(Collected data entries)
- Opening Delimiter -

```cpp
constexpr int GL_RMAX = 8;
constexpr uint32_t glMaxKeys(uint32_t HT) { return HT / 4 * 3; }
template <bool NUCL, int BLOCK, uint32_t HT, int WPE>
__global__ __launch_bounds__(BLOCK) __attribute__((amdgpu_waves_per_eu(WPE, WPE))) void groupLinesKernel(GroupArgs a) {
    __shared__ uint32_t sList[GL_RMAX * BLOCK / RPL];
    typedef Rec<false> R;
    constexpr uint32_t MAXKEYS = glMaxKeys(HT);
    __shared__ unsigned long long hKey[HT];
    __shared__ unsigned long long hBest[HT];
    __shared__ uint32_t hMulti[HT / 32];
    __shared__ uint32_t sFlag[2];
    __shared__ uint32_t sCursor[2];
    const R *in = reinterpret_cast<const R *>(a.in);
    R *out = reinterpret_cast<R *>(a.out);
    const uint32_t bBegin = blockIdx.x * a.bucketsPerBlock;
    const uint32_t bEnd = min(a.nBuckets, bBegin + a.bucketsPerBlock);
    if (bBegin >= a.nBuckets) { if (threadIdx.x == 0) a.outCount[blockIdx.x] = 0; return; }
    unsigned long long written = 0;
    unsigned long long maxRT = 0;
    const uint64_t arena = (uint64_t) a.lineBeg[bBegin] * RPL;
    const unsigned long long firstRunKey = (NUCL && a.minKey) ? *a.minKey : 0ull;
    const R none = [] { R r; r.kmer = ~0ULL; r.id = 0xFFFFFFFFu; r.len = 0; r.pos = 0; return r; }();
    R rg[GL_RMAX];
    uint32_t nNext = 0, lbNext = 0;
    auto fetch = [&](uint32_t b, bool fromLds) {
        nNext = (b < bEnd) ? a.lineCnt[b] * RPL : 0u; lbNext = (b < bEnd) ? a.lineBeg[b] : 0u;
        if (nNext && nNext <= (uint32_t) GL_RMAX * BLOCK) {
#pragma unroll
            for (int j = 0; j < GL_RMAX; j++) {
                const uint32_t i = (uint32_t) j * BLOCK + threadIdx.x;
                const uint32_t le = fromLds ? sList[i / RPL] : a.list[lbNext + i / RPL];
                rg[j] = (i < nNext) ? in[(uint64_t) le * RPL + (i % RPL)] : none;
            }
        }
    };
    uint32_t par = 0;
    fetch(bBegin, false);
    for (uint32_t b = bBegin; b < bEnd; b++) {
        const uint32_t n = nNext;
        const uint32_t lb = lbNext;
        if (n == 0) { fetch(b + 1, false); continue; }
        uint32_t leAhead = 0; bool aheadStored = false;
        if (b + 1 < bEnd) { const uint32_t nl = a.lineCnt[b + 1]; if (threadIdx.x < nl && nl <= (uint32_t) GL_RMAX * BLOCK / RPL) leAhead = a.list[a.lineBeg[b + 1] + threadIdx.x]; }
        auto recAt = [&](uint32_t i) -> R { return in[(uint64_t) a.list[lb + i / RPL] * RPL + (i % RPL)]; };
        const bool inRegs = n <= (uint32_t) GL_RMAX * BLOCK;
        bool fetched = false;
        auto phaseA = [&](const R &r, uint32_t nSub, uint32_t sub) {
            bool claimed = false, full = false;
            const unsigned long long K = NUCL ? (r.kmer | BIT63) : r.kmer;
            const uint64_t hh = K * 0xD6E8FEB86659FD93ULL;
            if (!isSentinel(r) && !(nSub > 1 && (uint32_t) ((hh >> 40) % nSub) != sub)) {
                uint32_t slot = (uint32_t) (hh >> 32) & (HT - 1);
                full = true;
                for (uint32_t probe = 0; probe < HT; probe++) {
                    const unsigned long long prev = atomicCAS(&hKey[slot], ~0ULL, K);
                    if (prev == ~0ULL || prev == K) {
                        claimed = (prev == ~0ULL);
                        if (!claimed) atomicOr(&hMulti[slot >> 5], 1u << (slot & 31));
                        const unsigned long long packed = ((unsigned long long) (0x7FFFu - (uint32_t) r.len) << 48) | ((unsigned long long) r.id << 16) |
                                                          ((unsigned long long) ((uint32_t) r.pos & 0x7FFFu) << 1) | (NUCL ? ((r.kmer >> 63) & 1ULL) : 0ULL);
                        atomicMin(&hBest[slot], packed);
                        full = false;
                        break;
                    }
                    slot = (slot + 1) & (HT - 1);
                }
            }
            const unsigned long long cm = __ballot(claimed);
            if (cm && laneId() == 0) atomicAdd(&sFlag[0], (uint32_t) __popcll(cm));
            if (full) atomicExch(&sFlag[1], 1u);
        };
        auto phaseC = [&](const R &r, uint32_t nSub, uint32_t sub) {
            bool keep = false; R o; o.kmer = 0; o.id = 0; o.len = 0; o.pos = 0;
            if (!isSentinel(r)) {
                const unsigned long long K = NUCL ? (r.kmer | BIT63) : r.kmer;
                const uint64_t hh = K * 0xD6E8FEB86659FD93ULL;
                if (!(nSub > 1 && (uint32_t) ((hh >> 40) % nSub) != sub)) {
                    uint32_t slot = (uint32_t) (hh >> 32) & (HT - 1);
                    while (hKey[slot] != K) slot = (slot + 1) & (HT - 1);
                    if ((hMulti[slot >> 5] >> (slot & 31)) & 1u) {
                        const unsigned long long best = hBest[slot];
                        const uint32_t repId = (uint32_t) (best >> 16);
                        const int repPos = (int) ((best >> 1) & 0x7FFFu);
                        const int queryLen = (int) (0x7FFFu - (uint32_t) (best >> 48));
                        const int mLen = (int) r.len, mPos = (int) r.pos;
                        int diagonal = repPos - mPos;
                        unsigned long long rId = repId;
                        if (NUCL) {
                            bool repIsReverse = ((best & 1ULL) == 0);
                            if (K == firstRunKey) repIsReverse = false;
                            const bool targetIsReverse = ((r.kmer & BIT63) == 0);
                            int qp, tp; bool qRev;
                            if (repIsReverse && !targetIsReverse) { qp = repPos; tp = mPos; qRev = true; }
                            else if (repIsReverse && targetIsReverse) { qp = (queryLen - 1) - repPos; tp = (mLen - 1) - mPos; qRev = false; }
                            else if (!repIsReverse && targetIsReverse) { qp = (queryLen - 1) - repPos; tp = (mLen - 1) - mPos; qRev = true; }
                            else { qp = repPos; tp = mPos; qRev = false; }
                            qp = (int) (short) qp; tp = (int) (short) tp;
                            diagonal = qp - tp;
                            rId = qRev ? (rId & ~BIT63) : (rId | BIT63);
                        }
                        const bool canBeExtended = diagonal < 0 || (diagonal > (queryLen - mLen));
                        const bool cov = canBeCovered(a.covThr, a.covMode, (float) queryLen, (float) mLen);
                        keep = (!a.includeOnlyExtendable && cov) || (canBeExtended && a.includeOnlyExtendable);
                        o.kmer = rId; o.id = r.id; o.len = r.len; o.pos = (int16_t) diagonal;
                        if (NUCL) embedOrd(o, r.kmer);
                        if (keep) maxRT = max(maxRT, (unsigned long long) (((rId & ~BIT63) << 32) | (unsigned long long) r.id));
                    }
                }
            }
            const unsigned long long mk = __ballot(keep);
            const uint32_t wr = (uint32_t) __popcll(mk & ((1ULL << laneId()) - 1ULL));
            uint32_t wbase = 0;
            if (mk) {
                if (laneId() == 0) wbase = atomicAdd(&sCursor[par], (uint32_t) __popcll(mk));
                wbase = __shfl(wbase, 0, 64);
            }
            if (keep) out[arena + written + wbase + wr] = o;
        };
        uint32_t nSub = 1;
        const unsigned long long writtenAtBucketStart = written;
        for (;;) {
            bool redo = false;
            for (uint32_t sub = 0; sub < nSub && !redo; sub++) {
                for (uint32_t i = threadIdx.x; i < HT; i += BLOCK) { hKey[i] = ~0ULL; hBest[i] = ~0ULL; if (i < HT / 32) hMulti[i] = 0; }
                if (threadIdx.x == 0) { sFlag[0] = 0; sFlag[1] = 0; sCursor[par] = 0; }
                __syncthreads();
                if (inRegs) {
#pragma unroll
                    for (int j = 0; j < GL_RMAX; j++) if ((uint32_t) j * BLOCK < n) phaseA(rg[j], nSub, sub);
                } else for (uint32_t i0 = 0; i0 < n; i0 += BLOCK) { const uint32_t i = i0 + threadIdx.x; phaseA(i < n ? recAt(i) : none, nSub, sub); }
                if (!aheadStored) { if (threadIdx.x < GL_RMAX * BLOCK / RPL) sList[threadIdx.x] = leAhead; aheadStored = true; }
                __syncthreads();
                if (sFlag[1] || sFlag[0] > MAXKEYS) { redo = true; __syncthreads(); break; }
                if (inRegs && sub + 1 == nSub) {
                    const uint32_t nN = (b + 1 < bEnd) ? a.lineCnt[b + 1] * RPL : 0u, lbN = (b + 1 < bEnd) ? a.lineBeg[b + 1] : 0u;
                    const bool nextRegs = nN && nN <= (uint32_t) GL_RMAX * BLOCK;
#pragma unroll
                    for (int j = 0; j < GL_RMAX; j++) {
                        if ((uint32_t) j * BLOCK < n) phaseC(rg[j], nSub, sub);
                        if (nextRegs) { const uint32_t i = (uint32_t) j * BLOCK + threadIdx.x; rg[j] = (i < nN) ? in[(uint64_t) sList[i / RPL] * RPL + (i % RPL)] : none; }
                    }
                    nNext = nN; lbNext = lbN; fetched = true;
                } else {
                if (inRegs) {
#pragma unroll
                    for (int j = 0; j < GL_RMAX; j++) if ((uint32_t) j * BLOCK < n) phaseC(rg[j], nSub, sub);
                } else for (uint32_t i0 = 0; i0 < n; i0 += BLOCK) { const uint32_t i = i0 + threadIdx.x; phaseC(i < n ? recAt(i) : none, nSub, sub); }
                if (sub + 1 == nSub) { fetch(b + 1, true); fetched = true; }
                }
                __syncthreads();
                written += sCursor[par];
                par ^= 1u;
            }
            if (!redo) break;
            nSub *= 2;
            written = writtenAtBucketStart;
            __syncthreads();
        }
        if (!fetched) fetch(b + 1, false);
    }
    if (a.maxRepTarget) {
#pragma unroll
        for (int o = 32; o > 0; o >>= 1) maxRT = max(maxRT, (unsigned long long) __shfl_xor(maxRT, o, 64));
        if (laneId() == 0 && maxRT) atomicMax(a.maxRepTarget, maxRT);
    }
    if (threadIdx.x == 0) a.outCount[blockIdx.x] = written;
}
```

- Closing Delimiter -
- Opening Delimiter -

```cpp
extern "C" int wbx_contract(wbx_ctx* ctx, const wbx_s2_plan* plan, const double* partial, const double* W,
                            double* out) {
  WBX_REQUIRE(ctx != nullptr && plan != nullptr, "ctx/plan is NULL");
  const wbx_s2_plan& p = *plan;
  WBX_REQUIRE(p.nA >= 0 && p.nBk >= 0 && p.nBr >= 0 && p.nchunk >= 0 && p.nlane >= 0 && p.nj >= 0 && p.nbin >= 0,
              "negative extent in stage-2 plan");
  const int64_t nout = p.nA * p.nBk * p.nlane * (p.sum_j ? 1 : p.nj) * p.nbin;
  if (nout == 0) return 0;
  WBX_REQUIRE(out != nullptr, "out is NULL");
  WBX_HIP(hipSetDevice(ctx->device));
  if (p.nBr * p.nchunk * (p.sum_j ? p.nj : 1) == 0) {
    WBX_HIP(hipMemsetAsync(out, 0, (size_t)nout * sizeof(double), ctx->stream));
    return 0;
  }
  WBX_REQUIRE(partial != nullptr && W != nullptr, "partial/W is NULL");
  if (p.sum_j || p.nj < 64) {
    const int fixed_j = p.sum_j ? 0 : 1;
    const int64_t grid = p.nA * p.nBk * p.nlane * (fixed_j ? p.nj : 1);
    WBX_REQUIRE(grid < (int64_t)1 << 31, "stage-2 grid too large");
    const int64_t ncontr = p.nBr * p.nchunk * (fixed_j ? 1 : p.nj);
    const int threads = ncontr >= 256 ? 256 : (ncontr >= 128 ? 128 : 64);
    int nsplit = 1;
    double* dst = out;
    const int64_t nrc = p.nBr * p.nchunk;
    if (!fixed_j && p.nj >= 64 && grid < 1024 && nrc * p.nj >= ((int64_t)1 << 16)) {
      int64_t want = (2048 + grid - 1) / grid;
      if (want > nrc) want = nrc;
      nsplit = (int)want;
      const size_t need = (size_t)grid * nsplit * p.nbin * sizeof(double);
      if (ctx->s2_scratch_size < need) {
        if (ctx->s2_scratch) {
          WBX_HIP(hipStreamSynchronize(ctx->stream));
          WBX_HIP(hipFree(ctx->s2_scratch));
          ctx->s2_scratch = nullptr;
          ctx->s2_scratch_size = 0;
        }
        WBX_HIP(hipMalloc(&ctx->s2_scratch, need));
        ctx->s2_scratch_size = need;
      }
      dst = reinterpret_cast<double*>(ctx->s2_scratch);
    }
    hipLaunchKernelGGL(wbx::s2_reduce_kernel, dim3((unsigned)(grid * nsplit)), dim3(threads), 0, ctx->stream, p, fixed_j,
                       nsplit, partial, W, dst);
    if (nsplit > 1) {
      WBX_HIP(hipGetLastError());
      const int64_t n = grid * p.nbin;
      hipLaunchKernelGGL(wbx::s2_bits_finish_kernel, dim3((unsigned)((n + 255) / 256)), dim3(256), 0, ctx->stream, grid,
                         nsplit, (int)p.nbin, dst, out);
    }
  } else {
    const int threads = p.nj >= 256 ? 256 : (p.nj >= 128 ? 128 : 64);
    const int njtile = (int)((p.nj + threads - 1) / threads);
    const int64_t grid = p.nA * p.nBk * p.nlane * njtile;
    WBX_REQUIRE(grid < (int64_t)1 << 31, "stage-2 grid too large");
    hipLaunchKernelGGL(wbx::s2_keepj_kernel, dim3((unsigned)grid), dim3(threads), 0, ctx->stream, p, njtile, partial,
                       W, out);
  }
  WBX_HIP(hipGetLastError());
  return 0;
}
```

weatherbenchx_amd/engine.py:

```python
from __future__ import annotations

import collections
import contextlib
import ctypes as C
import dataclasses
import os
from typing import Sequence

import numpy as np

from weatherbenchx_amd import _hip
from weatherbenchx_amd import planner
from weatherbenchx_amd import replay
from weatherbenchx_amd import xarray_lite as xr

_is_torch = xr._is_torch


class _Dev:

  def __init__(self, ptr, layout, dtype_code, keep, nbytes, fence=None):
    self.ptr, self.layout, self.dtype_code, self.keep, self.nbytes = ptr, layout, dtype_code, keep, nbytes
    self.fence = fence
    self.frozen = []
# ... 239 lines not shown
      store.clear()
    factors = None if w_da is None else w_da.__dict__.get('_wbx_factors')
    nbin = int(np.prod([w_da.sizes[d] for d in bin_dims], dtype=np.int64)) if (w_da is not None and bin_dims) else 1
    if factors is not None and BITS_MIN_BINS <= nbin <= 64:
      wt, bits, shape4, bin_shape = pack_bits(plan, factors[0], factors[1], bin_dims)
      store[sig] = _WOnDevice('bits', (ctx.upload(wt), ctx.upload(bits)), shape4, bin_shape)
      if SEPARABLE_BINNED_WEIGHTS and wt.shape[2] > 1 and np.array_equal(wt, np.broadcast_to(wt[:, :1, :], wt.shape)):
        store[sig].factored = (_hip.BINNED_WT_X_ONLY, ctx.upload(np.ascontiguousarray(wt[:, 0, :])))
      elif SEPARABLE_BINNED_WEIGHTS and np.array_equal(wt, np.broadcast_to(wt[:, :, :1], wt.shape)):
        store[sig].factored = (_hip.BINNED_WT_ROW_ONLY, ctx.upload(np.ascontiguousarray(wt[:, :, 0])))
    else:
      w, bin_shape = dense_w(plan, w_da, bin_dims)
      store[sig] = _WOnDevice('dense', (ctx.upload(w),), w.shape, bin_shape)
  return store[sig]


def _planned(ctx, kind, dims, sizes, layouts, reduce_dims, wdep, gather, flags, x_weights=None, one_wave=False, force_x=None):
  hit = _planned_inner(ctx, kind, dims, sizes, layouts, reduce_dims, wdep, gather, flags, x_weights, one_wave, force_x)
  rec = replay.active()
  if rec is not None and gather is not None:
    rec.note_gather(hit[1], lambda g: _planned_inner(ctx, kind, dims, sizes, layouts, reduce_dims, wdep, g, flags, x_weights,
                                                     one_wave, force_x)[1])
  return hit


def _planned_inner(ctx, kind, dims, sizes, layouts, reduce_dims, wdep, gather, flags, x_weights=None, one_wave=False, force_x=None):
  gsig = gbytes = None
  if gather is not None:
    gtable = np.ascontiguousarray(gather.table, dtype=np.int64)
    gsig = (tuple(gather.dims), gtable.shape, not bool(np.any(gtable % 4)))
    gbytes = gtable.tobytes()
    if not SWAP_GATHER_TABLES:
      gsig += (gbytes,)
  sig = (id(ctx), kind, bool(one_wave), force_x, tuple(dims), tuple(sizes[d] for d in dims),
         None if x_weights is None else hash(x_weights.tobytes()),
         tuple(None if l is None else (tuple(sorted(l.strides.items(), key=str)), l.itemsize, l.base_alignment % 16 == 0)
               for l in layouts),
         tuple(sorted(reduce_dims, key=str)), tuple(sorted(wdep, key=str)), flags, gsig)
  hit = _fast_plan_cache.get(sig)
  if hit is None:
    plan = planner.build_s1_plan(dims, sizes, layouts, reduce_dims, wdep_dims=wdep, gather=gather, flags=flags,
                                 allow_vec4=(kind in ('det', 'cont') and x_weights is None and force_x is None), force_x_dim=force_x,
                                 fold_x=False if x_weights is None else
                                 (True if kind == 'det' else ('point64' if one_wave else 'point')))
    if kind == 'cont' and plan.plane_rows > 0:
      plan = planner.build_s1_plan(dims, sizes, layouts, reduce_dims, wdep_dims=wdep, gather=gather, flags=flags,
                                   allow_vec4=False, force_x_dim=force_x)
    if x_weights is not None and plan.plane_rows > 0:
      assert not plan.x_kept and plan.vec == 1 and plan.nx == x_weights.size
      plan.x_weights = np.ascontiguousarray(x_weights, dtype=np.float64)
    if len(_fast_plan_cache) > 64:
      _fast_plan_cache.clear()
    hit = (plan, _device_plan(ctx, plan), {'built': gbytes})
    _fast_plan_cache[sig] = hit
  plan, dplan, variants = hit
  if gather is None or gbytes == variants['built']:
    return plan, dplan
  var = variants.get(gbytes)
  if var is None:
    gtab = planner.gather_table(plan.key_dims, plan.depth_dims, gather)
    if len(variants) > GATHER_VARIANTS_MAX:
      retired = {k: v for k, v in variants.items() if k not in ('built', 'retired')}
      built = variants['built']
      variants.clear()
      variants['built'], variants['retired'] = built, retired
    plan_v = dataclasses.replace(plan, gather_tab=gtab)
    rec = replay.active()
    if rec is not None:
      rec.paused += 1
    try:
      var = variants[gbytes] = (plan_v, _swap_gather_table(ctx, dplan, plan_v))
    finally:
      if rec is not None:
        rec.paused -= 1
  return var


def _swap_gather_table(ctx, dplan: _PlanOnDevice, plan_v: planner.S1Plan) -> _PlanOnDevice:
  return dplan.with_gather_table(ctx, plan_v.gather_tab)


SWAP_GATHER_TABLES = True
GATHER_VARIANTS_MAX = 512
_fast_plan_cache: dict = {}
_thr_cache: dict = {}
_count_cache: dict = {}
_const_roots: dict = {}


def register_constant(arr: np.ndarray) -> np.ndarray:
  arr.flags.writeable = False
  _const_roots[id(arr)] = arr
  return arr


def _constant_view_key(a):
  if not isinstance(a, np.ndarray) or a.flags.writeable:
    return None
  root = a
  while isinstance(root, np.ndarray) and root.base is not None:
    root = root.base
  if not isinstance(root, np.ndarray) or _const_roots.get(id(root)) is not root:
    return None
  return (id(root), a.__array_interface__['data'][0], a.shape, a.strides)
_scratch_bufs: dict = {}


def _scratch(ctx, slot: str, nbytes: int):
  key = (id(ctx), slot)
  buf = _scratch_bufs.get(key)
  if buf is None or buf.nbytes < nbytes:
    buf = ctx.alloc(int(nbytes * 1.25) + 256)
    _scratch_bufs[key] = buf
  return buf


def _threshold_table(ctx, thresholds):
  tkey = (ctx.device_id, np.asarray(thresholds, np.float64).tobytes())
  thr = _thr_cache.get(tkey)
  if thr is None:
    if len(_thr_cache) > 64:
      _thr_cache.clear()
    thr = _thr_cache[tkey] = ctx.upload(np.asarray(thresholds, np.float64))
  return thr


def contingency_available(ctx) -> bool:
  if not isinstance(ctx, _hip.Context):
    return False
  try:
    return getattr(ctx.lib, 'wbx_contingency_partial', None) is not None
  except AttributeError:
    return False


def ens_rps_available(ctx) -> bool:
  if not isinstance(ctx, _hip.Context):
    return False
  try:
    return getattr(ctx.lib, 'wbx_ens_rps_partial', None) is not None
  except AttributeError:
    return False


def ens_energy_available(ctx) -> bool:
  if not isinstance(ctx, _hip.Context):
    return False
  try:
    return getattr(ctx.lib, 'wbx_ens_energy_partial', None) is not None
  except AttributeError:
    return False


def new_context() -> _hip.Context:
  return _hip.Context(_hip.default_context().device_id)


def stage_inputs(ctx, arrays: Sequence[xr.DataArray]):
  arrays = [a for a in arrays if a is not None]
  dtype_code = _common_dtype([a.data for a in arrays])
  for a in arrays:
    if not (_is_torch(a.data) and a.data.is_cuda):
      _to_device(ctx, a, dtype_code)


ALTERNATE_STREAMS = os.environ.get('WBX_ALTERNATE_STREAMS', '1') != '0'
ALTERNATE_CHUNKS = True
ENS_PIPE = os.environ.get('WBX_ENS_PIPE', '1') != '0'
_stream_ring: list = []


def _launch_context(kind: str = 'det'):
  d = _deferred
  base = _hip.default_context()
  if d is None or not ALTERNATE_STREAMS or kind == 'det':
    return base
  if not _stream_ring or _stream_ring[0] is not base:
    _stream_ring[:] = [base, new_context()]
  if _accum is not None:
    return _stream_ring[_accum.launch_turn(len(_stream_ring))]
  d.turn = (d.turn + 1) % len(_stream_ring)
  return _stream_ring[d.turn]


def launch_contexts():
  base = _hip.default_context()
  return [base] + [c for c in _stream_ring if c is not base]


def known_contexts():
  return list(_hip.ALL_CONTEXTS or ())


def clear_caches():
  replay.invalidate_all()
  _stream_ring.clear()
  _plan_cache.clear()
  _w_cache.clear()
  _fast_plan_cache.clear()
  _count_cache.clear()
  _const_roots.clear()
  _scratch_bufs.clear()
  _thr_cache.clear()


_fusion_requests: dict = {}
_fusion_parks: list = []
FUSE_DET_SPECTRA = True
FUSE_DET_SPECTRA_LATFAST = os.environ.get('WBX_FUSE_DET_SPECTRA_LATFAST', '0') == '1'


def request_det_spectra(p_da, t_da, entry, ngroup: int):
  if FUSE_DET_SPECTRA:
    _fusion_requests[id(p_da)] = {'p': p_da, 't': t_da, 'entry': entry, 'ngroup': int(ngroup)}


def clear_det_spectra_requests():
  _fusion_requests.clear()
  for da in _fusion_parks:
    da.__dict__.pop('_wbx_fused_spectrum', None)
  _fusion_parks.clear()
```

- Closing Delimiter -

_What you have to do_: For the string "thresholds", go through the entries above and copy each line where it occurs.

_Response to the exercise_:
def _threshold_table(ctx, thresholds):
  tkey = (ctx.device_id, np.asarray(thresholds, np.float64).tobytes())
    thr = _thr_cache[tkey] = ctx.upload(np.asarray(thresholds, np.float64))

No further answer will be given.